二人打斗不过十数合,蓦听得一声惨叫,只见张飞一个大脚亦正中那人胸口,那人一口鲜血喷出,如倦鸟归林一般倒飞出去撞在门外的旗杆上。
“刀来!”
旗杆迎面而断,那人爬起身来擦了擦嘴角的血迹,朝身后喝了一声,一把铁索连环刀抛在那人身前,单手稳稳接住斜斜的将刀拖在地上:“久闻将军武艺高强,乃是天下数一数二的勇士,徐盛不才,今日愿与将军一战!”
“好汉子,张某喜欢!”
张飞拾起蛇矛,摆了一个姿势,却听得身后一声“住手”,刘备和关羽几人已经来到大门前。
“敢问壮士今日前来州衙寻刘某所谓何事?”刘备责备的看了张飞一眼,匆忙走到徐盛身前,轻轻拂去徐盛胸前的脚印,“刘某这三弟性子鲁直,出手不分轻重,多有得罪,还请壮士勿怪!壮士可要到刘某这府中休息片刻?”
“只你便是那名闻天下的刘徐州?”徐盛将信将疑的打量着眼前的刘备。
刘备点了点头:“不才正是刘备,壮士何人?前来州府所谓何事?”
徐盛砰的一下拜服于地,双手抱拳过顶:“我姓徐名盛,表字文向,乃是府君治下琅邪莒县人,自幼亦曾耍得一双拳脚。徐某有一表兄在京中当兵,昨日徐某接到堂兄来信告知豫州袁术反叛,中原战火将起,希望徐某能够移居江东暂避祸乱。

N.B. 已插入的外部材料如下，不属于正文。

__global__ void __launch_bounds__(SETUP_THREADS, 8) k_raster_setup(SetupArgs q) {
    __shared__ uint32_t s_maxpx;
    __shared__ uint32_t s_straddle;
    __shared__ uint32_t s_zext;
    if (threadIdx.x == 0) { s_maxpx = 0u; s_straddle = 0u; s_zext = 0u; }
    uint32_t my_px = 0u, my_straddle = 0u;
    float my_zext = 0.f;
    extern __shared__ __align__(16) unsigned long long tcnt64[];
    TSETUP_INIT
    const int n = blockIdx.x;
    const int V = q.V, F = q.F, S = q.S, tiles_x = q.tiles_x;
    if (q.d_ndc_zero) {
        float2 *z = reinterpret_cast<float2 *>(q.d_ndc_zero) + (size_t)n * V;
        for (int i = threadIdx.x; i < V; i += blockDim.x) z[i] = make_float2(0.f, 0.f);
    }
    if (q.loss_dst && threadIdx.x == 0) { q.loss_dst[n] = q.loss_src[n]; q.loss_acc[n] = 0ull; }
    if (q.cd_counter && n == 0 && threadIdx.x == 0) { q.cd_counter[0] = 0u; q.cd_counter[1] = 0u; }
    const int n_tiles = tiles_x * tiles_x;
    const bool counted = n_tiles <= COUNT_TILES_MAX;
    uint32_t *const tbits = reinterpret_cast<uint32_t *>(tcnt64);
    const int KC = counted ? q.copies : 1;
    uint32_t *const tcur = reinterpret_cast<uint32_t *>(tcnt64 + KC * n_tiles);
    if (counted) { for (int i = threadIdx.x; i < KC * n_tiles; i += blockDim.x) tcnt64[i] = 0ull; }
    else { for (int i = threadIdx.x; i < (n_tiles + 31) >> 5; i += blockDim.x) tbits[i] = 0u; }
    __syncthreads();
    const float *vn = q.verts_ndc + (size_t)n * V * 3;
    const float fS = (float)S;
    const int FP = faces_padded(F), FT = FP + CLIP_FX;
    const int n_groups = FT / WAVE;
    __shared__ uint32_t s_ncut, s_unclipped;
    __shared__ int s_cut[CLIP_CUTS];
    if (threadIdx.x == 0) { s_ncut = 0u; s_unclipped = 0u; }
    for (int i = threadIdx.x; i < FT - F; i += blockDim.x) q.tbox[(size_t)n * FT + F + i] = 0x0000FFFFu;
    __syncthreads();
    TSETUP(1)
    float *const xv_n = q.clip.xv + (size_t)n * CLIP_VX * 3;
    int *const xf_n = q.clip.xf + (size_t)n * CLIP_FX * 3;
    auto emit = [&](int fid, float x0, float y0, float z0, float x1, float y1, float z1, float x2, float y2, float z2) -> uint32_t {
        uint32_t box = 0x0000FFFFu;
        const float zmin = fminf(fminf(z0, z1), z2), zmax = fmaxf(fmaxf(z0, z1), z2);
        const float area = edge_fn(x0, y0, x1, y1, x2, y2);
        const bool finite = (x0 == x0) && (x1 == x1) && (x2 == x2) && (y0 == y0) && (y1 == y1) && (y2 == y2);
        if (finite && !(zmin < K_EPS) && !(zmax < q.z_clip) && !(area <= K_EPS && area >= -K_EPS)) {
            const float xlo = fminf(fminf(x0, x1), x2) - q.sqrt_blur, xhi = fmaxf(fmaxf(x0, x1), x2) + q.sqrt_blur;
            const float ylo = fminf(fminf(y0, y1), y2) - q.sqrt_blur, yhi = fmaxf(fmaxf(y0, y1), y2) + q.sqrt_blur;
            const float vxl = fminf(fmaxf(((xlo + 1.0f) * fS - 1.0f) * 0.5f - 0.01f, -1.0f), fS), vxh = fminf(fmaxf(((xhi + 1.0f) * fS - 1.0f) * 0.5f + 0.01f, -1.0f), fS);
            const float vyl = fminf(fmaxf(((ylo + 1.0f) * fS - 1.0f) * 0.5f - 0.01f, -1.0f), fS), vyh = fminf(fmaxf(((yhi + 1.0f) * fS - 1.0f) * 0.5f + 0.01f, -1.0f), fS);
            int xi_lo = (int)ceilf(vxl), xi_hi = (int)floorf(vxh), yi_lo = (int)ceilf(vyl), yi_hi = (int)floorf(vyh);
            xi_lo = max(xi_lo, 0); yi_lo = max(yi_lo, 0);
            xi_hi = min(xi_hi, S - 1); yi_hi = min(yi_hi, S - 1);
            if (xi_lo <= xi_hi && yi_lo <= yi_hi) {
                my_px = max(my_px, (uint32_t)((xi_hi - xi_lo + 1) * (yi_hi - yi_lo + 1)));
                my_zext = fmaxf(my_zext, zmax - zmin);
                const int tx0 = (S - 1 - xi_hi) / TILE, tx1 = (S - 1 - xi_lo) / TILE;
                const int ty0 = (S - 1 - yi_hi) / TILE, ty1 = (S - 1 - yi_lo) / TILE;
                box = (uint32_t)tx0 | ((uint32_t)ty0 << 8) | ((uint32_t)tx1 << 16) | ((uint32_t)ty1 << 24);
                const int xo0 = S - 1 - xi_hi, xo1 = S - 1 - xi_lo, yo0 = S - 1 - yi_hi, yo1 = S - 1 - yi_lo;
                for (int ty = ty0; ty <= ty1; ++ty)
                    for (int tx = tx0; tx <= tx1; ++tx) {
                        const int t = ty * tiles_x + tx;
                        if (counted) {
                            const int wx = min(xo1, tx * TILE + TILE - 1) - max(xo0, tx * TILE) + 1;
                            const int wy = min(yo1, ty * TILE + TILE - 1) - max(yo0, ty * TILE) + 1;
                            HOOK_SETUP_COUNT(atomicAdd(&tcnt64[(fid & (KC - 1)) * n_tiles + t], (1ull << 32) | (unsigned long long)(uint32_t)(wx * wy + 8));)
                        } else {
                            atomicOr(&tbits[t >> 5], 1u << (t & 31));
                        }
                    }
            }
        }
        q.tbox[(size_t)n * FT + fid] = box;
        q.fzr[(size_t)n * FT + fid] = make_float2(zmin, zmax);
        return box;
    };
    int nx0 = 0, nx1 = 0, nx2 = 0;
    if ((int)threadIdx.x < F) { nx0 = q.faces[3 * threadIdx.x]; nx1 = q.faces[3 * threadIdx.x + 1]; nx2 = q.faces[3 * threadIdx.x + 2]; }
    for (int f0 = 0; f0 < FP; f0 += blockDim.x) {
        const int f = f0 + threadIdx.x;
        uint32_t box = 0x0000FFFFu;
        const int ii[3] = {nx0, nx1, nx2};
        {
            const int fn = min(f + (int)blockDim.x, F - 1);
            nx0 = q.faces[3 * fn]; nx1 = q.faces[3 * fn + 1]; nx2 = q.faces[3 * fn + 2];
        }
        if (f < F) {
            float X[3], Y[3], Z[3];
#pragma unroll
            for (int k = 0; k < 3; ++k) { X[k] = vn[3 * ii[k]]; Y[k] = vn[3 * ii[k] + 1]; Z[k] = vn[3 * ii[k] + 2]; }
            const int nb = (Z[0] < q.z_clip ? 1 : 0) + (Z[1] < q.z_clip ? 1 : 0) + (Z[2] < q.z_clip ? 1 : 0);
            const bool finite = (X[0] == X[0]) && (X[1] == X[1]) && (X[2] == X[2]) && (Y[0] == Y[0]) && (Y[1] == Y[1]) && (Y[2] == Y[2]) &&
                                (Z[0] == Z[0]) && (Z[1] == Z[1]) && (Z[2] == Z[2]);
            bool cut = false;
            if (finite && (nb == 1 || nb == 2)) {
                ++my_straddle;
                const uint32_t c = q.clip.xv ? atomicAdd(&s_ncut, 1u) : (uint32_t)CLIP_CUTS;
                if (c < (uint32_t)CLIP_CUTS) {
                    s_cut[c] = f;
                    cut = true;
                    q.tbox[(size_t)n * FT + f] = 0x0000FFFFu;
                    q.fzr[(size_t)n * FT + f] = make_float2(fminf(fminf(Z[0], Z[1]), Z[2]), fmaxf(fmaxf(Z[0], Z[1]), Z[2]));
                } else {
                    atomicAdd(&s_unclipped, 1u);
                }
            }
            if (!cut) box = emit(f, X[0], Y[0], Z[0], X[1], Y[1], Z[1], X[2], Y[2], Z[2]);
        }
        int gx0 = box & 0xFF, gy0 = (box >> 8) & 0xFF, gx1 = (box >> 16) & 0xFF, gy1 = box >> 24;
        for (int o = 32; o > 0; o >>= 1) {
            gx0 = min(gx0, __shfl_xor(gx0, o, WAVE)); gy0 = min(gy0, __shfl_xor(gy0, o, WAVE));
            gx1 = max(gx1, __shfl_xor(gx1, o, WAVE)); gy1 = max(gy1, __shfl_xor(gy1, o, WAVE));
        }
        const int grp = (f0 + (int)threadIdx.x) / WAVE;
        if ((threadIdx.x & (WAVE - 1)) == 0 && grp < FP / WAVE)
            q.gbox[(size_t)n * n_groups + grp] = (uint32_t)gx0 | ((uint32_t)gy0 << 8) | ((uint32_t)gx1 << 16) | ((uint32_t)gy1 << 24);
    }
    __syncthreads();
    TSETUP(2)
    const uint32_t n_cut = min(s_ncut, (uint32_t)CLIP_CUTS);
    for (uint32_t c = threadIdx.x; c < n_cut; c += blockDim.x) {
        const int f = s_cut[c];
        if (q.clip.xparent) q.clip.xparent[(size_t)n * CLIP_CUTS + c] = f;
        const int ii[3] = {q.faces[3 * f], q.faces[3 * f + 1], q.faces[3 * f + 2]};
        float X[3], Y[3], Z[3];
        for (int k = 0; k < 3; ++k) { X[k] = vn[3 * ii[k]]; Y[k] = vn[3 * ii[k] + 1]; Z[k] = vn[3 * ii[k] + 2]; }
        const int nb = (Z[0] < q.z_clip ? 1 : 0) + (Z[1] < q.z_clip ? 1 : 0) + (Z[2] < q.z_clip ? 1 : 0);
        const int k1 = nb == 1 ? (Z[0] < q.z_clip ? 0 : (Z[1] < q.z_clip ? 1 : 2)) : (!(Z[0] < q.z_clip) ? 0 : (!(Z[1] < q.z_clip) ? 1 : 2));
        const int o1 = k1, o2 = (k1 + 1) % 3, o3 = (k1 + 2) % 3;
        const uint32_t jv = 2u * c;
        float nx[2], ny[2];
        for (int e = 0; e < 2; ++e) {
            const int a = o1, b = e == 0 ? o2 : o3;
            const float wb = (Z[a] - q.z_clip) / (Z[a] - Z[b]);
            const float ca = Z[a] * (1.0f - wb) / q.z_clip, cb = Z[b] * wb / q.z_clip;
            nx[e] = ca * X[a] + cb * X[b]; ny[e] = ca * Y[a] + cb * Y[b];
            float *o = xv_n + 3 * (jv + e);
            o[0] = nx[e]; o[1] = ny[e]; o[2] = q.z_clip;
            q.clip.xsrc[(size_t)n * CLIP_VX + jv + e] = make_int2(ii[a], ii[b]);
            q.clip.xcoef[(size_t)n * CLIP_VX + jv + e] = make_float2(ca, cb);
        }
        const int v4 = V + (int)jv, v5 = v4 + 1;
        int *xf = xf_n + 3 * (2 * c);
        if (nb == 1) {
            xf[0] = v4; xf[1] = ii[o2]; xf[2] = ii[o3]; xf[3] = v4; xf[4] = ii[o3]; xf[5] = v5;
            emit(FP + 2 * (int)c, nx[0], ny[0], q.z_clip, X[o2], Y[o2], Z[o2], X[o3], Y[o3], Z[o3]);
            emit(FP + 2 * (int)c + 1, nx[0], ny[0], q.z_clip, X[o3], Y[o3], Z[o3], nx[1], ny[1], q.z_clip);
        } else {
            xf[0] = ii[o1]; xf[1] = v4; xf[2] = v5;
            emit(FP + 2 * (int)c, X[o1], Y[o1], Z[o1], nx[0], ny[0], q.z_clip, nx[1], ny[1], q.z_clip);
        }
    }
    __syncthreads();
    TSETUP(3)
    static_assert(CLIP_FX % WAVE == 0 && SETUP_THREADS % WAVE == 0, "whole waves of front-part faces");
    for (int i = threadIdx.x; i < CLIP_FX; i += blockDim.x) {
        const uint32_t box = i < 2 * (int)n_cut ? q.tbox[(size_t)n * FT + FP + i] : 0x0000FFFFu;
        int gx0 = box & 0xFF, gy0 = (box >> 8) & 0xFF, gx1 = (box >> 16) & 0xFF, gy1 = box >> 24;
        for (int o = 32; o > 0; o >>= 1) {
            gx0 = min(gx0, __shfl_xor(gx0, o, WAVE)); gy0 = min(gy0, __shfl_xor(gy0, o, WAVE));
            gx1 = max(gx1, __shfl_xor(gx1, o, WAVE)); gy1 = max(gy1, __shfl_xor(gy1, o, WAVE));
        }
        if ((i & (WAVE - 1)) == 0)
            q.gbox[(size_t)n * n_groups + FP / WAVE + i / WAVE] = (uint32_t)gx0 | ((uint32_t)gy0 << 8) | ((uint32_t)gx1 << 16) | ((uint32_t)gy1 << 24);
    }
    if (q.clip.xcount) {
        const uint32_t nxv = 2u * n_cut;
        if (threadIdx.x == 0) q.clip.xcount[n] = nxv;
        for (int i = threadIdx.x; i < (int)nxv * 2; i += blockDim.x) q.clip.xg[(size_t)n * CLIP_VX * 2 + i] = 0.f;
    }
    if (threadIdx.x == 0 && s_unclipped) atomicAdd(&q.ctr->unclipped, s_unclipped);
    {
        uint32_t zb = __float_as_uint(my_zext);
        for (int o = 32; o > 0; o >>= 1) {
            my_px = max(my_px, (uint32_t)__shfl_xor((int)my_px, o, WAVE));
            zb = max(zb, (uint32_t)__shfl_xor((int)zb, o, WAVE));
            my_straddle += (uint32_t)__shfl_xor((int)my_straddle, o, WAVE);
        }
        if ((threadIdx.x & (WAVE - 1)) == 0) {
            if (my_px) atomicMax(&s_maxpx, my_px);
            if (zb) atomicMax(&s_zext, zb);
            if (my_straddle) atomicAdd(&s_straddle, my_straddle);
        }
    }
    __syncthreads();
    TSETUP(4)
    if (threadIdx.x == 0 && q.img_bound) {
        const float bound = 1.02f * 0.4f * (float)q.max_valence * (float)s_maxpx;
        q.img_bound[n] = bound;
        if (q.dndc_scale) {
            const bool pk = q.packed && s_ncut == 0u;
            const float sc = pk ? image_fx_scale(bound, q.pix_scale[n], q.inv_sigma) : 0.f;
            q.dndc_scale[n] = sc > 0.f ? 1.0f / sc : (pk ? -1.0f : 0.f);
        }
    }
    if (threadIdx.x == 0 && s_straddle) atomicAdd(&q.ctr->straddling, s_straddle);
    __shared__ uint32_t s_cnt[N_CLASSES], s_base[N_CLASSES], s_ents[SETUP_THREADS / WAVE], s_binned;
    if (threadIdx.x < N_CLASSES) s_cnt[threadIdx.x] = 0u;
    __syncthreads();
    auto tile_class = [&](int t) -> int {
        if (!counted) return ((tbits[t >> 5] >> (t & 31)) & 1u) ? N_CLASSES - 1 : -1;
        uint32_t c = 0u;
        for (int k = 0; k < KC; ++k) c += (uint32_t)tcnt64[k * n_tiles + t];
        return c == 0u ? -1 : (c >= CLASS_T0 ? 0 : (c >= CLASS_T1 ? 1 : (c >= CLASS_T2 ? 2 : 3)));
    };
    uint32_t mine[N_CLASSES] = {0u, 0u, 0u, 0u};
    uint32_t my_ents = 0u;
    for (int t = threadIdx.x; t < n_tiles; t += blockDim.x) {
        const int c = tile_class(t);
#pragma unroll
        for (int k = 0; k < N_CLASSES; ++k) mine[k] += (c == k) ? 1u : 0u;
        if (counted)
            for (int k = 0; k < KC; ++k) my_ents += (uint32_t)(tcnt64[k * n_tiles + t] >> 32);
    }
    uint32_t off[N_CLASSES];
#pragma unroll
    for (int k = 0; k < N_CLASSES; ++k) off[k] = mine[k] ? atomicAdd(&s_cnt[k], mine[k]) : 0u;
    const uint32_t incl = (uint32_t)wave_scan_add((int)my_ents);
    if ((threadIdx.x & (WAVE - 1)) == WAVE - 1) s_ents[threadIdx.x / WAVE] = incl;
    __syncthreads();
    TSETUP(5)
    uint32_t ent_off = incl - my_ents;
    for (int w = 0; w < (int)(threadIdx.x / WAVE); ++w) ent_off += s_ents[w];
    if (threadIdx.x == blockDim.x - 1) s_binned = (counted && q.list_cap != 0u && ent_off + my_ents <= q.list_cap) ? 1u : 0u;
    const int part = n % N_PARTS;
    if (threadIdx.x < N_CLASSES) s_base[threadIdx.x] = s_cnt[threadIdx.x] ? atomicAdd(&q.ctr->n_class[part][threadIdx.x], s_cnt[threadIdx.x]) : 0u;
    __syncthreads();
    TSETUP(6)
    const bool binned = s_binned != 0u;
#pragma unroll
    for (int k = 0; k < N_CLASSES; ++k) off[k] += s_base[k];
    uint32_t run = ent_off;
    const uint32_t zext_bits = s_zext;
    for (int t = threadIdx.x; t < n_tiles; t += blockDim.x) {
        const int c = tile_class(t);
        uint32_t e = 0u;
        const uint32_t first = run;
        if (counted)
            for (int k = 0; k < KC; ++k) {
                if (binned) tcur[k * n_tiles + t] = run + e;
                e += (uint32_t)(tcnt64[k * n_tiles + t] >> 32);
            }
        run += e;
        if (c < 0) continue;
        uint32_t slot = 0u;
#pragma unroll
        for (int k = 0; k < N_CLASSES; ++k)
            if (c == k) slot = off[k]++;
        const uint32_t idx = (uint32_t)(2 * part + (c >> 1)) * q.item_cap + ((c & 1) ? q.item_cap - 1u - slot : slot);
        q.items[idx] = make_uint4((uint32_t)n * (uint32_t)n_tiles + (uint32_t)t, binned ? first : 0u, binned ? e : 0xFFFFFFFFu, zext_bits);
    }
    if (!binned) return;
    __syncthreads();
    TSETUP(7)
    uint2 *const lists = q.lists + (size_t)n * q.list_cap;
    const int f_end = FP + 2 * (int)n_cut;
    for (int f = threadIdx.x; f < f_end; f += blockDim.x) {
        const uint32_t box = q.tbox[(size_t)n * FT + f];
        const uint2 ent = make_uint2((uint32_t)f, __float_as_uint(q.fzr[(size_t)n * FT + f].x));
        const int tx0 = box & 0xFF, ty0 = (box >> 8) & 0xFF, tx1 = (box >> 16) & 0xFF, ty1 = box >> 24;
        if (tx0 > tx1) continue;
        uint32_t *const cur = tcur + (f & (KC - 1)) * n_tiles;
        for (int ty = ty0; ty <= ty1; ++ty)
            for (int tx = tx0; tx <= tx1; ++tx) at(lists, atomicAdd(&cur[ty * tiles_x + tx], 1u)) = ent;
    }
    TSETUP(8)
    TSETUP_REPORT
}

但徐某深感府君于我徐州之恩德,因此特率一众兄弟前来投靠府君。府君,袁贼既然已经起兵,而其之下豫州、扬州之地濒临徐州,还请府君先发制人点起军马出征袁贼,否则袁贼一旦坐大,徐州边境安宁再也不复往日。”
听得徐盛言语间头头是道有理有据,又见其与张飞亦能争斗上十数个回合,刘备闻言大喜,双手扶起徐盛目光灼灼:“文向,本州刚刚已到朝廷邸报,决定数日后出兵怀远,你可敢与我三弟同为前锋讨伐袁贼?”
徐盛朗笑一声,抱拳而立:“固所愿不敢请耳,主公但有所差,麾下定当直捣寿春拿下袁术狗贼!”
此生自断天休问,独倚危城。
袁术这话说的倒是极为胆魄和悲壮,但是,他没有想到的是他派出去的探子还没有打听到王黎、曹操和孙坚三军的行军路线,刘备的前锋营已经开拔的消息却已经传到了他的耳中。
这让刚刚才坐在龙椅上的袁术,顿时觉得屁股下有针扎似的,再也坐不安稳,大手抓住眼前的酒具猛地砸在地上,横眉怒目的看着殿下重臣。
“哼!这狗日的大耳贼,一个织席贩履的伪君子,伪朝还没发兵他就敢来攻大朕的疆土?伏义,立即点起三军前往怀远,务必生擒了这厮,老子要在这大殿里活剐了他!”